LEAF: Knowledge Distillation of Text Embedding Models with Teacher-Aligned Representations

We present LEAF ("Lightweight Embedding Alignment Framework"), a knowledge distillation framework for text embedding models. A key distinguishing feature is that our distilled leaf models are aligned to their teacher. In the context of information retrieval, this allows for flexible asymmetric architectures where documents are encoded with the larger teacher model, while queries can be served with the smaller leaf models.
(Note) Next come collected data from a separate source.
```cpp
namespace zk {
struct WsortBuffers { uint32_t NB = 0, cap = 0; size_t n = 0; DevBuf<uint32_t> fill , entries , ones ,
    counters ; int parity = 0; bool shared = false; hipEvent_t sorted = nullptr; int leader_stream = -1;
  ~WsortBuffers() { if (sorted) hipEventDestroy(sorted); } };
template <class F, class RawAffine>
struct MsmImpl {
  size_t n; int c, W, WB; uint32_t NB;
  bool filter_ones; uint32_t seg, n_ones_quads; std::string label = "msm"; int stream_id = -1;
  struct Bases { size_t n = 0; int c = 0, W = 0, WB = 0; bool any_inf = false, table261_only = false ; DevBuf<RawAffine> points,
      points261 , groups261 , ones_groups ;
      DevBuf<uint8_t> inf;
    };
  std::shared_ptr<const Bases> bases; const DevBuf<RawAffine> &points; const DevBuf<uint8_t> &inf; bool any_inf = false;
  bool split_ones = false;
  hipStream_t ones_stream = nullptr;
// ... 258 lines not shown
    if (!hsort) throw GpuError("msm: run_product needs the one-pass sort");
    prod_b = b;
    prod_z = z;
    prod_z_table = z_is_table;
    run_impl(a, nullptr);
  }
  void run(const Fe32 *scalars, const uint32_t *scalar_index) { prod_b = nullptr; tagged = false; run_impl(scalars, scalar_index); }
  void run_tagged(const Fe32 *z_all_, const WitnessTags &wt, const uint32_t *scalar_index) {
    prod_b = nullptr; wtags = wt; z_all = z_all_; tagged = wt.tags != nullptr && wt.other_vars != nullptr;
    run_impl(scalar_index ? z_all_ : z_all_ + wt.base, scalar_index); }

  void run_impl(const Fe32 *scalars, const uint32_t *scalar_index) {
    hipStream_t s = stream();
    size_t nbk = (size_t)WB * NB;
    const uint32_t hist_stride = WB == 1 ? 0 : NB, point_stride = WB == 1 && W > 1 ? (uint32_t)n : 0;
    const uint8_t *infp = any_inf ? inf.get() : nullptr;
    const uint32_t bucket_u4 = sizeof(XYZZ<F>) / 16; XYZZ<F> *res = (XYZZ<F> *)res_dev;
    parity ^= 1; MsmCounters *cnt = counters();
    bool ones_forked = false;
    auto ones_path = [&](hipStream_t os) { Stage st((label + ".ones").c_str(), os); uint32_t g = cdiv(n_ones_quads, GROUP);
      hipLaunchKernelGGL((k_msm_sum_ones<F>), dim3(cdiv((size_t)n_ones_quads * 4, 256)), dim3(256), 0, os, (const Affine<F> *)points.get(), ones.get(), cnt,
          n_ones_quads, (XYZZ<F> *)ones_partial.get());
      hipLaunchKernelGGL((k_xyzz_group_sum<F>), dim3(g), dim3(256), 0, os, (const XYZZ<F> *)ones_partial.get(), GROUP, n_ones_quads, (XYZZ<F> *)ones_l2.get(),
          (uint4 *)nullptr, (uint4 *)nullptr);
      hipLaunchKernelGGL((k_xyzz_group_sum<F>), dim3(1), dim3(256), 0, os, (const XYZZ<F> *)ones_l2.get(), g, g, res + RS, (uint4 *)nullptr, (uint4 *)nullptr);
    };
    last_scalars = scalars; last_index = scalar_index;
    if (wfused) {
      parity ^= 1;
      WsortBuffers &w = *ws; MsmCounters *wc = (MsmCounters *)w.counters.get();
      if (ws_leader) {
        w.parity ^= 1;
        w.leader_stream = stream_id;
        Stage st((label + ".sort").c_str(), s);
        const uint8_t *winf = w.shared ? nullptr : infp;
        if (tagged) {
          const uint32_t ones_blocks = cdiv(n, 256), other_blocks = cdiv(wtags.n_other, 256);
#define ZK_CALL(CC) hipLaunchKernelGGL(k_wsort_tagged<CC>, dim3(ones_blocks + other_blocks), dim3(256), 0, s, (const Fr *)z_all, wtags, scalar_index, winf, (uint32_t)n, c, W, point_stride, NB, w.cap, ones_blocks, w.fill.get() + (size_t)w.parity * NB, w.fill.get() + (size_t)(w.parity ^ 1) * NB, w.entries.get(), w.ones.get(), wc + w.parity, wc + (w.parity ^ 1))
          ZK_MSM_DISPATCH_C(c, ZK_CALL);
#undef ZK_CALL
        } else {
#define ZK_CALL(CC) hipLaunchKernelGGL(k_wsort<CC>, dim3(cdiv(n, 256)), dim3(256), 0, s, (const Fr *)scalars, scalar_index, winf, (uint32_t)n, c, W, point_stride, NB, w.cap, w.fill.get() + (size_t)w.parity * NB, w.fill.get() + (size_t)(w.parity ^ 1) * NB, w.entries.get(), w.ones.get(), wc + w.parity, wc + (w.parity ^ 1))
        ZK_MSM_DISPATCH_C(c, ZK_CALL);
#undef ZK_CALL
        }
        if (w.shared) HIP_CHECK(hipEventRecord(w.sorted, s)); }
      else if (w.leader_stream != stream_id) HIP_CHECK(hipStreamWaitEvent(s, w.sorted, 0));
      uint4 *cdst = (uint4 *)(res + RS + 1);
      const uint32_t *fl = w.fill.get() + (size_t)w.parity * NB;
      const uint32_t top = 31 - (uint32_t)__builtin_clz(NB);
      const dim3 lanes_grid((WFUSED_BUCKET_LANES + WFUSED_ONES_LANES) / 256), fold_grid(NB + WFUSED_ONES_GROUPS);
      if constexpr (sizeof(F) == 32) {
        Point29Rec *p1 = (Point29Rec *)partials.get(), *p2 = (Point29Rec *)ones_partial.get();
        { Stage st((label + ".accumulate").c_str(), s);
          hipLaunchKernelGGL(k_wacc_lanes29<0>, lanes_grid, dim3(256), 0, s, (const Affine<Fq> *)bases->points261.get(),
              (const Affine<Fq> *)bases->groups261.get(), w.entries.get(), fl, w.cap, zk_with_prio(NB, ZKP_WLANES), w.ones.get(), wc + w.parity, p1, lane_off.get());
          hipLaunchKernelGGL(k_wfold29<0>, fold_grid, dim3(256), 0, s, (const Point29Rec *)p1, (const uint32_t *)lane_off.get(), zk_with_prio(NB, ZKP_WIT),
              (uint32_t)WFUSED_BUCKET_LANES, p2);
        }
        { Stage st((label + ".reduce").c_str(), s);
          hipLaunchKernelGGL(k_wtail29<0>, dim3(top + 2), dim3(256), 0, s, (const Point29Rec *)p2, zk_with_prio(NB, ZKP_WIT), (const Point29Rec *)p2 + NB,
              (uint32_t)WFUSED_ONES_GROUPS, (uint32_t)WTAIL_SLOTS, (XYZZ<Fq> *)res, wc + w.parity, cdst, ws_leader ? 0u : 16u);
        }
      } else {
        Point29Rec2 *p1 = (Point29Rec2 *)partials.get(), *p2 = (Point29Rec2 *)ones_partial.get();
        { Stage st((label + ".accumulate").c_str(), s);
          hipLaunchKernelGGL(k_wacc_lanes_g2_29<0>, lanes_grid, dim3(256), 0, s, (const Affine<Fq2> *)bases->points261.get(),
              (const Affine<Fq2> *)bases->groups261.get(), w.entries.get(), fl, w.cap, zk_with_prio(NB, ZKP_WLANES), w.ones.get(), wc + w.parity, p1, lane_off.get());
          hipLaunchKernelGGL(k_wfold_g2_29<0>, fold_grid, dim3(OCT_BLOCK), 0, s, (const Point29Rec2 *)p1, (const uint32_t *)lane_off.get(), zk_with_prio(NB, ZKP_WIT),
              (uint32_t)WFUSED_BUCKET_LANES, p2);
        }
        { Stage st((label + ".reduce").c_str(), s);
          hipLaunchKernelGGL(k_wtail_g2_29<0>, dim3(top + 2), dim3(OCT_BLOCK), 0, s, (const Point29Rec2 *)p2, zk_with_prio(NB, ZKP_WIT), (const Point29Rec2 *)p2 + NB,
              (uint32_t)WFUSED_ONES_GROUPS, (uint32_t)WTAIL_SLOTS, (XYZZ<Fq2> *)res, wc + w.parity, cdst, ws_leader ? 0u : 16u);
        }
      }
      return;
    }
    const bool hs_run = hsort && scalar_index == nullptr;
    if (hs_run) {
      if constexpr (sizeof(F) == 32) {
      { Stage st((label + ".sort").c_str(), s);
        HsortShape hs_prio = hs; hs_prio.low_bits |= zk_prio_bits(ZKP_HSORT);
#define ZK_CALL(CC) hipLaunchKernelGGL(k_hsort_bin<CC>, dim3(cdiv(n, HSORT_TILE)), dim3(HSORT_BIN_THREADS), 0, s, (const Fr *)scalars, (const Fr *)prod_b, (const Fr *)prod_z, (int)prod_z_table, infp, (uint32_t)n, c, W, point_stride, hs_prio, (CC) ? 1u : hsort_spread(c), group_fill.get(), mid.get(), cnt, counters_next())
        ZK_MSM_DISPATCH_C(c, ZK_CALL);
#undef ZK_CALL
        static std::atomic<uint64_t> lds_done{0}; zk_raise_dynamic_lds(reinterpret_cast<const void *>(&k_hsort_group), 128 * 1024, lds_done);
        hipLaunchKernelGGL(k_hsort_group, dim3(hs.groups), dim3(HSORT_GROUP_THREADS), 4 * hs.region, s, (const uint32_t *)mid.get(), group_fill.get(), hs_prio, entries.get(),
            hist(), offsets.get(), group_n.get());
      }
      {
        Stage st((label + ".accumulate").c_str(), s);
        const uint32_t h_run = crowded ? std::max(this->h_run, h_run_crowded) : this->h_run;
        const dim3 grid(cdiv(cdiv(n * (size_t)W, h_run) + hs.groups, 256));
        if (any_inf) hipLaunchKernelGGL(k_hacc_runs29<1>, grid, dim3(256), 0, s, (const Affine<Fq> *)bases->points261.get(), entries.get(), group_n.get(),
            offsets.get(), hs, h_run, zk_with_prio(h_maxp, ZKP_HACC), (Piece29 *)partials.get(), cnt);
        else hipLaunchKernelGGL(k_hacc_runs29<0>, grid, dim3(256), 0, s, (const Affine<Fq> *)bases->points261.get(), entries.get(), group_n.get(),
            offsets.get(), hs, h_run, zk_with_prio(h_maxp, ZKP_HACC), (Piece29 *)partials.get(), cnt);
      }
      {
        Stage st((label + ".combine").c_str(), s);
        const uint32_t h_run = crowded ? std::max(this->h_run, h_run_crowded) : this->h_run;
        const size_t pieces = n * (size_t)W / NB / h_run;
        const uint32_t ll = pieces > 40 ? 3 : pieces > 18 ? 2 : 1;
        last_ll = ll;
        hipLaunchKernelGGL(k_hacc_combine29, dim3(cdiv(nbk << ll, 256)), dim3(256), 0, s, (const Piece29 *)partials.get(), offsets.get(), hist(), hs, h_run,
            h_maxp, (uint32_t)nbk, zk_with_prio(ll, ZKP_HTAIL), (XYZZ<Fq> *)bucket_array(), htail29 ? (Point29Rec *)hb29.get() : nullptr, cnt);
      }
      }
    } else
    { Stage st((label + ".sort").c_str(), s);
      if (hsort) throw GpuError("msm: the group-binned sort takes no scalar index");
#define ZK_CALL(CC) hipLaunchKernelGGL(k_msm_classify<CC>, dim3(cdiv(n, 256)), dim3(256), 0, s, (const Fr *)scalars, scalar_index, infp, (uint32_t)n, c, W, (int)filter_ones, hist_stride, (uint32_t)nbk, hist(), ones.get(), cnt, counters_next())
      if (n) ZK_MSM_DISPATCH_C(c, ZK_CALL);
#undef ZK_CALL
      if (filter_ones && n && split_ones) {
        HIP_CHECK(hipEventRecord(ev_classified, s));
        HIP_CHECK(hipStreamWaitEvent(ones_stream, ev_classified, 0));
        ones_path(ones_stream);
        HIP_CHECK(hipEventRecord(ev_ones, ones_stream));
        ones_forked = true;
      }
      if (nbk <= PLAN_SMALL_MAX) {
        hipLaunchKernelGGL(k_msm_plan_small, dim3(1), dim3(PLAN_THREADS), 0, s, hist(), (uint32_t)nbk, offsets.get(), order.get(), rank_of.get(),
            task_off.get(), cls_start.get(), (uint4 *)bucket_array(), bucket_u4);
      } else {
        scanner.run(hist(), offsets.get(), nbk, s);
        hipLaunchKernelGGL(k_bsort_hist, dim3(bsort_blocks), dim3(BSORT_BLOCK), 0, s, hist(), (uint32_t)nbk, bsort_blocks, block_hist.get(), 0u);
        bsort_scanner->run(block_hist.get(), block_off.get(), (size_t)bsort_blocks * BSORT_CLASSES, s);
        hipLaunchKernelGGL(k_bsort_scatter, dim3(bsort_blocks), dim3(BSORT_BLOCK), 0, s, hist(), (uint32_t)nbk, bsort_blocks, block_off.get(), order.get(),
            rank_of.get(), ntasks.get(), cls_start.get(), (uint4 *)bucket_array(), bucket_u4);
        task_scanner.run(ntasks.get(), task_off.get(), nbk + 1, s);
      }
#define ZK_CALL(CC) hipLaunchKernelGGL(k_msm_scatter<CC>, dim3(cdiv(n, 256)), dim3(256), 0, s, (const Fr *)scalars, scalar_index, infp, (uint32_t)n, c, W, (int)filter_ones, hist_stride, point_stride, (uint32_t)nbk, offsets.get(), fill(), entries.get())
      if (n) ZK_MSM_DISPATCH_C(c, ZK_CALL);
#undef ZK_CALL
    }
    if (!hs_run) {
      { Stage st((label + ".accumulate").c_str(), s);
        if (bases->table261_only) hipLaunchKernelGGL((k_msm_accumulate_tasks<F, 1>), dim3(cdiv(max_tasks, 256)), dim3(256), 0, s, (const Affine<F> *)bases->points261.get(), entries.get(),
            offsets.get(), hist(), order.get(), task_off.get(), (uint32_t)nbk, max_tasks, MSM_TASK, bucket_array(), (XYZZ<F> *)partials.get());
        else hipLaunchKernelGGL((k_msm_accumulate_tasks<F, 0>), dim3(cdiv(max_tasks, 256)), dim3(256), 0, s, (const Affine<F> *)points.get(), entries.get(),
            offsets.get(), hist(), order.get(), task_off.get(), (uint32_t)nbk, max_tasks, MSM_TASK, bucket_array(), (XYZZ<F> *)partials.get());
      }
      { Stage st((label + ".combine").c_str(), s);
        hipLaunchKernelGGL((k_msm_combine_tasks<F>), dim3(HEAVY_BLOCKS + cdiv(nbk, 64)), dim3(256), 0, s, order.get(), task_off.get(), cls_start.get(),
            HEAVY_BLOCKS, (const XYZZ<F> *)partials.get(), bucket_array(), zeroed.get(), (uint32_t)(2 * nbk), 0);
      }
    }
    if (bitsum && hs_run && htail29) {
      if constexpr (sizeof(F) == 32) {
        Stage st_red((label + ".reduce").c_str(), s);
      const HtailShape ts = htail_shape(NB);
      const uint32_t marg_block = std::max(1u << ts.hi_bits, (1u << ts.lo_bits) / ts.row_chunks) <= 128 ? 64 : 256;
      hipLaunchKernelGGL(k_hmarg29<0>, dim3(htail_marg_blocks(ts)), dim3(marg_block), 0, s, (const Point29Rec *)hb29.get(), zk_with_prio(NB, ZKP_HTAIL), (Point29Rec *)hmarg.get());
      hipLaunchKernelGGL(k_hbits29<0>, dim3(ts.top + 1), dim3(256), 0, s, (const Point29Rec *)hmarg.get(), zk_with_prio(NB, ZKP_HTAIL), (XYZZ<Fq> *)res, cnt, (uint4 *)(res + RS + 1));
    }
  }
    else { Stage st_red((label + ".reduce").c_str(), s);
      if (RS > WB) memset(h_result + (size_t)WB * sizeof(XYZZ<F>), 0, (size_t)(RS - WB) * sizeof(XYZZ<F>));
      uint32_t spw = NB / seg, nseg = (uint32_t)WB * spw; uint4 *csrc = (uint4 *)cnt; uint4 *cdst = (uint4 *)(res + RS + 1);
      hipLaunchKernelGGL((k_msm_reduce_segments<F>), dim3(cdiv(nseg, 16)), dim3(64), 0, s, (const XYZZ<F> *)bucket_array(), NB, seg, nseg,
          (XYZZ<F> *)seg_out.get());
      if (spw > GROUP) { uint32_t g = spw / GROUP;
        hipLaunchKernelGGL((k_xyzz_group_sum<F>), dim3(WB * g), dim3(256), 0, s, (const XYZZ<F> *)seg_out.get(), GROUP, nseg, (XYZZ<F> *)seg_l2.get(),
            (uint4 *)nullptr, (uint4 *)nullptr);
        hipLaunchKernelGGL((k_xyzz_group_sum<F>), dim3(WB), dim3(256), 0, s, (const XYZZ<F> *)seg_l2.get(), g, (uint32_t)WB * g, res, csrc, cdst);
// ... 21 lines not shown
```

We also show that leaf models automatically inherit MRL and robustness to output quantization whenever these properties are present in the teacher model, without explicitly training for them. To demonstrate the capability of our framework we publish leaf-ir, a 23M parameters information retrieval oriented text embedding model trained using LEAF, which sets a new state-of-the-art (SOTA) on BEIR, ranking #1 on the public leaderboard for this benchmark and for models of its size. When run in asymmetric mode, its retrieval performance is further increased. Our scheme is however not restricted to the information retrieval setting, and we demonstrate its wider applicability by synthesizing the multi-task leaf-mt model. This also sets a new SOTA, ranking #1 on the public MTEB v2 (English) leaderboard for its size. LEAF is applicable to black-box models and in contrast to other embedding model training frameworks, it does not require judgments nor hard negatives, and training can be conducted using small batch sizes. Thus, dataset and training infrastructure requirements for our framework are modest. We make our models publicly available under a permissive Apache 2.0 license.

翻译：摘要: 我们提出LEAF（轻量级嵌入对齐框架），一种面向文本嵌入模型的知识蒸馏框架。其核心特点是：蒸馏得到的轻量级嵌入模型（leaf模型）与教师模型保持对齐。在信息检索场景中，该特性支持灵活的非对称架构——文档由更大规模的教师模型编码，而查询可由更小的leaf模型服务。我们还证明，当教师模型具备多尺度表示学习（MRL）和输出量化鲁棒性时，leaf模型无需显式训练即可自动继承这些特性。为展示框架能力，我们发布leaf-ir——一个采用LEAF训练的2300万参数信息检索导向文本嵌入模型，该模型在BEIR基准测试中创下最新最优性能（SOTA），在同等规模模型的公开排行榜上排名第一。当以非对称模式运行时，其检索性能进一步提升。然而，本方案并不局限于信息检索场景：通过合成多任务leaf-mt模型，我们证明其更广泛适用性。该模型在其规模组别的MTEB v2（英文）公开排行榜上同样取得SOTA排名第一。LEAF适用于黑盒模型，且与其他嵌入模型训练框架不同，它不需要人工标注判断数据或困难负样本，训练可采用小批量尺寸完成。因此，本框架对数据集和训练基础设施的要求较低。我们将在Apache 2.0宽松开源许可证下公开发布所有模型。